6. Define bleed and crop marks
Taking your design from the digital realm to the physical involves making sure your file’s bleed, crop and cutsare lined up properly. These marks indicate the edges of your design and where cuts should be made once things are printed. These will give your design that professional, designed-all-the-way-to-the-edge-of-the-page feel.
Crop marks indicate where your design will be cut, and the bleed is where parts of text or objects extend past the page boundary to compensate for trimming. The slug is an area that is well outside the bleed that features printer instructions, additional info on the print, and other need-to-know stuff about the job. Ignoring the bleed will run you the risk of having a white border along one side, where the physical paper extended beyond your digital design. Not pretty.
If your text or images buttress the crop edge or a fold, it’s also immensely important that you consider the cutting tolerance of your chosen paper. Subtle differences in your layout can make a big difference when it comes to symmetry once your flyer is cut or bound.
7. Take care of imposition
No, it’s not just that annoying dude at a party who keeps following you around and trying to inject himself into all of your conversations… In printing, imposition is the process of arranging all of the pages of your design onto the paper in order to print faster and reduce extra paper waste.
Taking bound materials to the press used to require a lot more organization. From lining up pages to ensuring they are evenly set back to back when printed, printing booklets and multi-page pamphlets was a task. Thanks to Adobe Publisher, and similar layout-oriented programs, setting up a multi-page design to be published in a brochure or booklet is much easier.
Tip: remember to add a little extra space to your design in the center to compensate for the binding.
8. Create a high-resolution PDF
Once you’ve gone through every step, it’s time to save your proof. PDF files are mostly lossless printable file formats perfect for just this purpose. Once you’ve got everything saved in PDF, you’re ready to go!
9. Select the perfect paper
The right paper makes all the difference. The last step before you send your design along to the print shop: choosing your paper.
Different types of paper create a different feel and visual appeal than others. For example, you can often get the same type of professional results you want with a less expensive semi-gloss paper rather than a heavier matte. Spend a little time considering which type of effect you are looking to create before you start printing.

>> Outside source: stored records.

template <int T, int G, int NU, int NP, bool FUSED, bool LEAN, int WG>
__device__ __forceinline__ void cx2_accumulate(const Cx2Args &a, const Tile &td, int row_lo, int row_hi, const Cx2Lds<T, NP, LEAN> &L) {
  if constexpr (LEAN) {
    cx2_rows<T, G, NU, NP, FUSED, WG>(a, td, row_lo, row_hi, L);
  } else {
    for (int b0 = row_lo; b0 < row_hi; b0 += CX_FLUSH_ROWS) {
      if (b0 > row_lo) { __syncthreads(); cx2_flush<T, NP, LEAN, WG>(L); __syncthreads(); }
      cx2_rows<T, G, NU, NP, FUSED, WG>(a, td, b0, b0 + CX_FLUSH_ROWS < row_hi ? b0 + CX_FLUSH_ROWS : row_hi, L);
    }
  }
  __syncthreads();
  cx2_flush<T, NP, LEAN, WG>(L);
  __syncthreads();
}

#ifndef EPI_CX_LEAN_WG
#define EPI_CX_LEAN_WG 256
#endif
template <bool LEAN> constexpr int cx2_wg() { return LEAN ? EPI_CX_LEAN_WG : CX_WG; }

template <int T, int G, int NU, int NP, bool FUSED, bool LEAN, class LdsT>
__device__ __forceinline__ void cx2_tile(const Cx2Args &a, int tile, const Tile &td, const LdsT &L, uint32_t *s_scan, uint16_t *s_list, int *s_flag) {
  constexpr int WG = cx2_wg<LEAN>();
  cx2_clear<T, NP, LEAN, WG>(L);
  if (td.row_hi - td.row_lo > a.heavy_rows) {
    if (L.tid == 0) {
      const uint32_t h = atomicAdd(a.heavy_count, 1u);
      a.heavy_list[h] = (uint32_t)tile;
      atomicMax(a.heavy_max, (uint32_t)(td.row_hi - td.row_lo));
      a.tile_nrow[tile] = 0;
      a.tile_base[tile] = 0;
    }
    cx_direct_none(a, tile, L.tid);
    return;
  }
  if constexpr (LEAN) {
    if (a.deep_list && td.row_hi - td.row_lo > CX_FLUSH_ROWS) {
      if (L.tid == 0) *s_flag = 0;
      __syncthreads();
      bool deep = false;
      for (int x = td.row_lo + (int)L.tid; x + CX_FLUSH_ROWS < td.row_hi; x += WG)
        deep |= (int64_t)a.c.start[x + CX_FLUSH_ROWS] < (int64_t)a.c.start[x] + a.c.len[x];
      if (deep) *s_flag = 1;
      __syncthreads();
      if (*s_flag) {
        if (L.tid == 0) { a.deep_list[atomicAdd(a.deep_count, 1u)] = (uint32_t)tile; a.tile_nrow[tile] = 0; a.tile_base[tile] = 0; }
        cx_direct_none(a, tile, L.tid);
        return;
      }
    }
  }
  __syncthreads();
  cx2_accumulate<T, G, NU, NP, FUSED, LEAN, WG>(a, td, td.row_lo, td.row_hi, L);
  if (td.slot >= 0) {
    cx2_dump_slab<T, NP, LEAN, WG>(L, a.slab + (int64_t)td.slot * (kCxPlanes * T));
    if (L.tid == 0) { a.tile_nrow[tile] = 0; a.tile_base[tile] = 0; }
    cx_direct_none(a, tile, L.tid);
    return;
  }
  if (EPI_CX_ABLATE & 16) { if (L.tid == 0) { a.tile_nrow[tile] = 0; a.tile_base[tile] = 0; } cx_direct_none(a, tile, L.tid); return; }
  cx2_prefix<T, WG>(L.cov, s_scan, L.tid);
  if constexpr (LEAN) {
    static_assert(NP == 1, "the u8 counters serve single-context reports");
    CxSrcU8<LdsT::Q> src;
    src.narrow = reinterpret_cast<const uint32_t *>(L.narrow); src.cov = L.cov;
    cx2_emit<T, NP, WG>(a, tile, src, s_scan, s_list, L.tid);
  } else {
    CxSrcLds<T, NP> src;
    src.wide = L.wide; src.cov = L.cov;
    cx2_emit<T, NP, WG>(a, tile, src, s_scan, s_list, L.tid);
  }
}

template <int T, int G, int NU, int NP, bool FUSED, bool LEAN>
__global__ __launch_bounds__(cx2_wg<LEAN>(), (cx2_waves_per_simd<T, NP, NU, LEAN, cx2_wg<LEAN>()>())) void k_cx_tiles(Cx2Args a, int ntiles) {
  CX2_SHARED(T, NP, LEAN)
  __shared__ int s_flag;
  if constexpr (!LEAN) {
    if (a.tile_list) {
      const uint32_t n = *a.tile_list_count;
      for (uint32_t i = blockIdx.x; i < n; i += gridDim.x) {
        const int tile = (int)a.tile_list[i];
        const Tile td = a.tiles[tile];
        cx2_tile<T, G, NU, NP, FUSED, LEAN>(a, tile, td, L, s_scan, s_list, &s_flag);
        __syncthreads();
      }
      return;
    }
  }
  const int tile = cx_tile_of_block(blockIdx.x, ntiles);
  if (tile >= ntiles) return;
  const Tile td = a.tiles[tile];
  cx2_tile<T, G, NU, NP, FUSED, LEAN>(a, tile, td, L, s_scan, s_list, &s_flag);
}

template <int T, int G, int NU, int NP, bool FUSED>
__global__ __launch_bounds__(CX_WG, (cx2_waves_per_simd<T, NP, NU>())) void k_cx_heavy(Cx2Args a) {
  CX2_SHARED(T, NP, false)
  const uint32_t hi_idx = (uint32_t)a.heavy_first + blockIdx.y;
  if (hi_idx >= *a.heavy_count) return;
  const int tile = (int)a.heavy_list[hi_idx];
  const Tile td = a.tiles[tile];
  for (int lo = td.row_lo + (int)blockIdx.x * a.heavy_chunk; lo < td.row_hi; lo += (int)gridDim.x * a.heavy_chunk) {
    const int hi = td.row_hi - lo > a.heavy_chunk ? lo + a.heavy_chunk : td.row_hi;
    cx2_clear<T, NP, false, CX_WG>(L);
    __syncthreads();
    cx2_accumulate<T, G, NU, NP, FUSED, false, CX_WG>(a, td, lo, hi, L);
    cx2_dump_slab<T, NP, false, CX_WG>(L, td.slot >= 0 ? a.slab + (int64_t)td.slot * (kCxPlanes * T)
                                          : a.heavy_slab + (int64_t)blockIdx.y * (kCxPlanes * T));
    __syncthreads();
  }
}

template <int T, int NP>
__device__ __forceinline__ void cx2_emit_from_slab(const Cx2Args &a, int tile, const int32_t *slab) {
  __shared__ __attribute__((aligned(16))) uint32_t s_cov[2 * T];
  __shared__ uint32_t s_scan[CX_WG / 64 + 2];
  __shared__ uint16_t s_list[2 * T];
  for (int i = threadIdx.x; i < 2 * T; i += CX_WG) s_cov[i] = (uint32_t)slab[CX_SLAB_COV * T + i];
  __syncthreads();
  cx2_prefix<T>(s_cov, s_scan);
  cx2_prefix<T>(s_cov + T, s_scan);
  CxSrcSlab<T, NP> src;
  src.slab = slab; src.cov = s_cov;
  cx2_emit<T, NP>(a, tile, src, s_scan, s_list);
}

template <int T, int NP>
__global__ __launch_bounds__(CX_WG) void k_cx_emit_heavy(Cx2Args a) {
  const uint32_t hi_idx = (uint32_t)a.heavy_first + blockIdx.x;
  if (hi_idx >= *a.heavy_count) return;
  const int tile = (int)a.heavy_list[hi_idx];
  if (a.tiles[tile].slot >= 0) return;
  cx2_emit_from_slab<T, NP>(a, tile, a.heavy_slab + (int64_t)blockIdx.x * (kCxPlanes * T));
}

template <int T, int NP>
__global__ __launch_bounds__(CX_WG) void k_cx_emit_slab(Cx2Args a, const int32_t *__restrict__ owned,
                                                         const int32_t *__restrict__ slot_tile) {
  if (!owned[blockIdx.x]) return;
  const int tile = slot_tile[blockIdx.x];
  if (tile < 0) return;
  cx2_emit_from_slab<T, NP>(a, tile, a.slab + (int64_t)a.tiles[tile].slot * (kCxPlanes * T));
}

#ifndef EPI_CXP_T
#define EPI_CXP_T 1024
#endif
constexpr int CXP_T = EPI_CXP_T;

template <int G, int U0, int U1>
__device__ __forceinline__ void cxp_add_range(const uint32_t (&w)[CX_NU], const RowSlice &cur) {
  if constexpr (U0 < U1) {
    if (U0 * G <= cur.tl) cx_add_dword<CXP_T, 4 * G * U0, U0 == 0>(w[U0], cur.tl == U0 * G, cur);
    cxp_add_range<G, U0 + 1, U1>(w, cur);
  }
}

Going through prepress and looking for red flags helps you preserve the integrity of your design from concept to final print, so nothing gets lost in translation. Prepress helps you catch the little errors that become big mistakes when they find their way to the print shop—errors that render hours’ worth of thought and design moot immediately. With only a couple quick steps, you can save money, while you make sure that the work you produce is up to your high standards every time.